I gave him a dirty look. But I had no argument.

“Then it seems odd to blame yourself for something that no one could have foreseen. It is like blaming yourself for the accident. Unless you caused the accident by negligence, I fail to see how you can shoulder the blame.”

I glared at him. “I knew her. At least I thought I did. If anyone was going to help her…stop her—”

“Did you really have that kind of control over her?” He interjected, cocking his head to the side.

My shoulders slumped and I shook my head. Jess had been her own woman. She always seemed to have everything together. If anyone had controlled anyone in our marriage, it’d been her. One of the things that attracted me to her most was her fierce independence. The doc reached a hand down and after a moment I took it. He pulled me up and led me back to my chair. As I dropped into the seat, he walked back around the desk and sat down.

“What is it that’s changed?” Dr. Greene pulled off his glasses and rubbed his temples.

“What? What do you mean?”

“You’ve been coming in here for a long time. Most days you’ve just sat there with a scowl on your face and watched the clock. A few times you even napped. Don’t misunderstand me. I have no problem taking your money. I get paid either way. But recently you’ve had a breakthrough of some kind. Some catalyst set this desire to ‘get well’ in motion. You’re
trying
now. So what’s changed?”

I raised my shoulders skyward. “I guess I finally got tired of letting everyone down.”

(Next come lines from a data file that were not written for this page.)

extern "C" int brRowIndexBuildPairSeg(const void* ids_a, int64_t upper_a, void* sorted_ids_a, int32_t* sorted_pos_a, void* ws_a, int64_t ws_a_bytes,
                                      const void* ids_b, int64_t upper_b, void* sorted_ids_b, int32_t* sorted_pos_b, void* ws_b, int64_t ws_b_bytes,
                                      int id_type, int64_t n, int64_t seg_len, int64_t seg_stride, int64_t seg_off_a, int64_t seg_off_b, brStream stream) {
  BR_CHECK_ARG(id_type == BR_IDS_I32 || id_type == BR_IDS_I64, "brRowIndexBuildPairSeg: bad id_type");
  BR_CHECK_ARG(seg_len >= 1 && seg_stride >= seg_len && seg_off_a >= 0 && seg_off_b >= 0, "brRowIndexBuildPairSeg: bad segment geometry");
  if (n == 0) return BR_OK;
  BR_CHECK_ARG(ids_a && ids_b && sorted_ids_a && sorted_ids_b && sorted_pos_a && sorted_pos_b && ws_a && ws_b, "brRowIndexBuildPairSeg: null pointer");
  BR_CHECK_ARG(rank_path_ok(n, upper_a) && rank_path_ok(n, upper_b) && seg_phys(n - 1, seg_len, seg_stride, seg_off_a > seg_off_b ? seg_off_a : seg_off_b) < ((int64_t)1 << 31),
               "brRowIndexBuildPairSeg: n <= %lld positions and id bounds < 2^31 - 2", (long long)kRankMaxN);
  const int64_t need = brRowIndexWorkspaceBytes(n, id_type);
  if (ws_a_bytes < need || ws_b_bytes < need) { set_error("brRowIndexBuildPairSeg: workspace < required %lld", (long long)need); return BR_ERR_WORKSPACE; }
  IdxJobs jobs;
  jobs.j[0] = make_job(ids_a, sorted_ids_a, sorted_pos_a, ws_a, n, upper_a);
  jobs.j[1] = make_job(ids_b, sorted_ids_b, sorted_pos_b, ws_b, n, upper_b);
  jobs.j[0].seg_len = jobs.j[1].seg_len = seg_len; jobs.j[0].seg_stride = jobs.j[1].seg_stride = seg_stride;
  jobs.j[0].seg_off = seg_off_a; jobs.j[1].seg_off = seg_off_b;
  return index_build_rank(jobs, 2, id_type, n, (hipStream_t)stream);
}

template <typename IdT>
__global__ __launch_bounds__(256) void run_rank_kernel(IdxJobs jobs, int64_t n, int64_t run_len, int n_runs, int steps, int* err) {
  const IdxJob& job = jobs.j[blockIdx.y];
  const int64_t e = (int64_t)blockIdx.x * 256 + threadIdx.x;
  if (e >= n) return;
  const IdT* __restrict__ ids = (const IdT*)job.ids;
  auto key_at = [&](int64_t t) -> uint32_t {
    const int64_t id = (int64_t)ids[seg_phys(t, job.seg_len, job.seg_stride, job.seg_off)];
    return ((uint64_t)id < (uint64_t)job.upper) ? (uint32_t)id : job.upper;
  };
  const int r = (int)(e / run_len);
  const int64_t i = e - (int64_t)r * run_len;
  const uint32_t key = key_at(e);
  if (i > 0 && key_at(e - 1) > key && err) atomicOr(err, BR_ERRFLAG_RANGE);
  uint32_t rank = (uint32_t)i;
  constexpr int G = 8;
  for (int r0 = 0; r0 < n_runs; r0 += G) {
    uint32_t lo[G], len[G];
#pragma unroll
    for (int u = 0; u < G; ++u) {
      const int rr = r0 + u;
      const int64_t left = n - (int64_t)rr * run_len;
      len[u] = (rr < n_runs && rr != r) ? (uint32_t)(left < run_len ? left : run_len) : 0u;
      lo[u] = 0u;
    }
    for (int st = steps - 1; st >= 0; --st) {
      const uint32_t step = 1u << st;
      uint32_t v[G];
#pragma unroll
      for (int u = 0; u < G; ++u) {
        const uint32_t idx = lo[u] + step;
        const uint32_t at = idx <= len[u] ? idx - 1u : 0u;
        v[u] = key_at((int64_t)(r0 + u < n_runs ? r0 + u : 0) * run_len + at);
      }
#pragma unroll
      for (int u = 0; u < G; ++u) {
        const uint32_t idx = lo[u] + step;
        const uint32_t lt = (r0 + u < r) ? (v[u] <= key ? 1u : 0u) : (v[u] < key ? 1u : 0u);
        lo[u] += (idx <= len[u] ? lt : 0u) * step;
      }
    }
#pragma unroll
    for (int u = 0; u < G; ++u) rank += lo[u];
  }
  ((IdT*)job.sorted_ids)[rank] = (IdT)key;
  job.sorted_pos[rank] = (int32_t)seg_phys(e, job.seg_len, job.seg_stride, job.seg_off);
}

extern "C" int brRowIndexMergePairSeg(const void* ids_a, int64_t upper_a, void* sorted_ids_a, int32_t* sorted_pos_a, const void* ids_b, int64_t upper_b,
                                      void* sorted_ids_b, int32_t* sorted_pos_b, int id_type, int64_t n, int64_t seg_len, int64_t seg_stride, int64_t seg_off_a,
                                      int64_t seg_off_b, int* err_flag, brStream stream) {
  BR_CHECK_ARG(id_type == BR_IDS_I32 || id_type == BR_IDS_I64, "brRowIndexMergePairSeg: bad id_type");
  BR_CHECK_ARG(seg_len >= 1 && seg_stride >= seg_len && seg_off_a >= 0 && seg_off_b >= 0, "brRowIndexMergePairSeg: bad segment geometry");
  if (n == 0) return BR_OK;
  BR_CHECK_ARG(ids_a && ids_b && sorted_ids_a && sorted_ids_b && sorted_pos_a && sorted_pos_b, "brRowIndexMergePairSeg: null pointer");
  BR_CHECK_ARG(upper_a > 0 && upper_b > 0 && upper_a < ((int64_t)1 << 31) - 2 && upper_b < ((int64_t)1 << 31) - 2 && n < ((int64_t)1 << 31) &&
                   seg_phys(n - 1, seg_len, seg_stride, seg_off_a > seg_off_b ? seg_off_a : seg_off_b) < ((int64_t)1 << 31),
               "brRowIndexMergePairSeg: positions and id bounds < 2^31 - 2");
  IdxJobs jobs;
  jobs.j[0].ids = ids_a; jobs.j[0].sorted_ids = sorted_ids_a; jobs.j[0].sorted_pos = sorted_pos_a; jobs.j[0].upper = (uint32_t)upper_a;
  jobs.j[1].ids = ids_b; jobs.j[1].sorted_ids = sorted_ids_b; jobs.j[1].sorted_pos = sorted_pos_b; jobs.j[1].upper = (uint32_t)upper_b;
  jobs.j[0].ck = jobs.j[1].ck = nullptr; jobs.j[0].cp = jobs.j[1].cp = nullptr; jobs.j[0].end_bit = jobs.j[1].end_bit = 0;
  jobs.j[0].seg_len = jobs.j[1].seg_len = seg_len; jobs.j[0].seg_stride = jobs.j[1].seg_stride = seg_stride;
  jobs.j[0].seg_off = seg_off_a; jobs.j[1].seg_off = seg_off_b;
  const int n_runs = (int)ceil_div(n, seg_len);
  int steps = 0;
  while (((int64_t)1 << steps) <= seg_len) ++steps;
  const dim3 grid((unsigned)ceil_div(n, 256), 2);
  hipStream_t s = (hipStream_t)stream;
  BR_DISPATCH_ID(id_type, (run_rank_kernel<IdT><<<grid, 256, 0, s>>>(jobs, n, seg_len, n_runs, steps, err_flag)));
  BR_CHECK_LAUNCH("brRowIndexMergePairSeg");
  return BR_OK;
}

bool br::lookup_with_index_supported(int dim, int64_t n, int64_t upper_a, int64_t upper_b, int64_t ld_stash, const void* x0, const void* stash_a,
                                     const void* stash_b) {
  static const bool on = [] { const char* e = getenv("BR_FUSED_SORT"); return !(e && e[0] == '0'); }();
  const int wvec = wave_pair_vec(dim);
  return on && wave_rows_enabled() && wvec && ld_stash % wvec == 0 &&
         ((reinterpret_cast<uintptr_t>(x0) | reinterpret_cast<uintptr_t>(stash_a) | reinterpret_cast<uintptr_t>(stash_b)) & (4 * wvec - 1)) == 0 &&
         n > kChunkSwitchN && rank_path_ok(n, upper_a) && rank_path_ok(n, upper_b);
}
int br::lookup_with_index(const LookupArgs& la, int dim, int id_type, const IndexPairArgs& ix, brStream stream, const StepAdvance* adv) {
  const int64_t n = la.batch;
  BR_CHECK_ARG(ix.sorted_ids_a && ix.sorted_ids_b && ix.sorted_pos_a && ix.sorted_pos_b && ix.ws_a && ix.ws_b, "lookup_with_index: null pointer");
  const int64_t need = brRowIndexWorkspaceBytes(n, id_type);
  if (ix.ws_a_bytes < need || ix.ws_b_bytes < need) { set_error("lookup_with_index: workspace < required %lld", (long long)need); return BR_ERR_WORKSPACE; }
  IdxJobs jobs;
  jobs.j[0] = make_job(la.users, ix.sorted_ids_a, ix.sorted_pos_a, ix.ws_a, n, la.user_rows);
  jobs.j[1] = make_job(la.items, ix.sorted_ids_b, ix.sorted_pos_b, ix.ws_b, n, la.item_rows);
  const int n_chunks = (int)ceil_div(n, kChunkL);
  hipStream_t s = (hipStream_t)stream;
  const int wvec = wave_pair_vec(dim);
  const int ppw = wvec == 2 ? lookup_pairs_per_wave() : 1;
  const unsigned grid = (unsigned)(2 * n_chunks + ceil_div(ceil_div(n, (int64_t)(ppw < 1 ? 1 : ppw)), (int64_t)(kThreadsL / 64)));
  BR_DISPATCH_ID(id_type, {
    if (wvec == 2 && ppw == 0) lookup_sort_kernel<IdT, 2, 0><<<grid, kThreadsL, 0, s>>>(la, jobs, n, n_chunks);
    else if (wvec == 2 && ppw == 2) lookup_sort_kernel<IdT, 2, 2><<<grid, kThreadsL, 0, s>>>(la, jobs, n, n_chunks);
    else if (wvec == 2) lookup_sort_kernel<IdT, 2, 1><<<grid, kThreadsL, 0, s>>>(la, jobs, n, n_chunks);
    else lookup_sort_kernel<IdT, 4, 1><<<grid, kThreadsL, 0, s>>>(la, jobs, n, n_chunks);
  });
  BR_CHECK_LAUNCH("lookup_with_index(lookup + sort)");
  probe_split(BR_TAG_EMBED_FWD, s);
  const StepAdvance av = adv ? *adv : StepAdvance{};
  const dim3 g2((unsigned)(ceil_div(n, 256) + (av.st ? 1 : 0)), 2);
  BR_DISPATCH_ID(id_type, (chunk_rank_kernel<IdT, kChunkL><<<g2, 256, 0, s>>>(jobs, n, n_chunks, av)));
  BR_CHECK_LAUNCH("lookup_with_index(rank)");
  return BR_OK;
}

He cocked an eyebrow. “Like who?”


Everybody
.” I blurted, feeling inexplicably edgy.

“Your sister? Co-workers?” I didn’t like the suspicious way he was eyeing me.

“Yeah…all of the above.” His shrewd gaze was making me uncomfortable.

“How long ago did you say you started carving again?” The question seemed so unconnected that I just stared at him for a minute. He flipped back through his notes.

“Umm…About a month ago.” I thought back. “Yeah.”

He tilted his head and put his pen behind his ear. “And what was the first thing that you made?”

“A spice box. I made it from some scraps I had just lying around the workshop.” I explained.

“Can I see it?” He asked. “Can you bring it next time you come?”

I shook my head. “I gave it away.”

He raised his chin and put on his glasses. “Do you have any pictures? I’ve always wanted to see some of your work.”

I nodded and pulled out my cell phone flipping to the pictures. I slid the phone across the desk to him. He studied them in great detail, enlarging them, zooming in. My stomach sank as I realized just which picture the good doctor was obsessively focused on. My scroll work on the letters of her name was impeccable if I do say so myself. He looked at it for a full minute before handing my phone back. A knowing smile tilted the corners of his mouth as he focused on me like a laser.

Ah, shit. Here we go.

“So, Joe. Who’s Molly?”

 

 

 

 

 

MOM’S A GREAT cook. I’d never say otherwise. But, her gravy had always been bland or lumpy as hell. None of us-not even dad- had ever had the heart to tell her this. So in order to make our family holiday as pleasant as possible, I volunteered for gravy duty. By the time I arrived at ten thirty a.m. Thanksgiving morning, Mom had been up baking pies for hours. Attempting to prep for gravy and stuffing turned out to be a battle royale for counter space against her 10 cooling pies.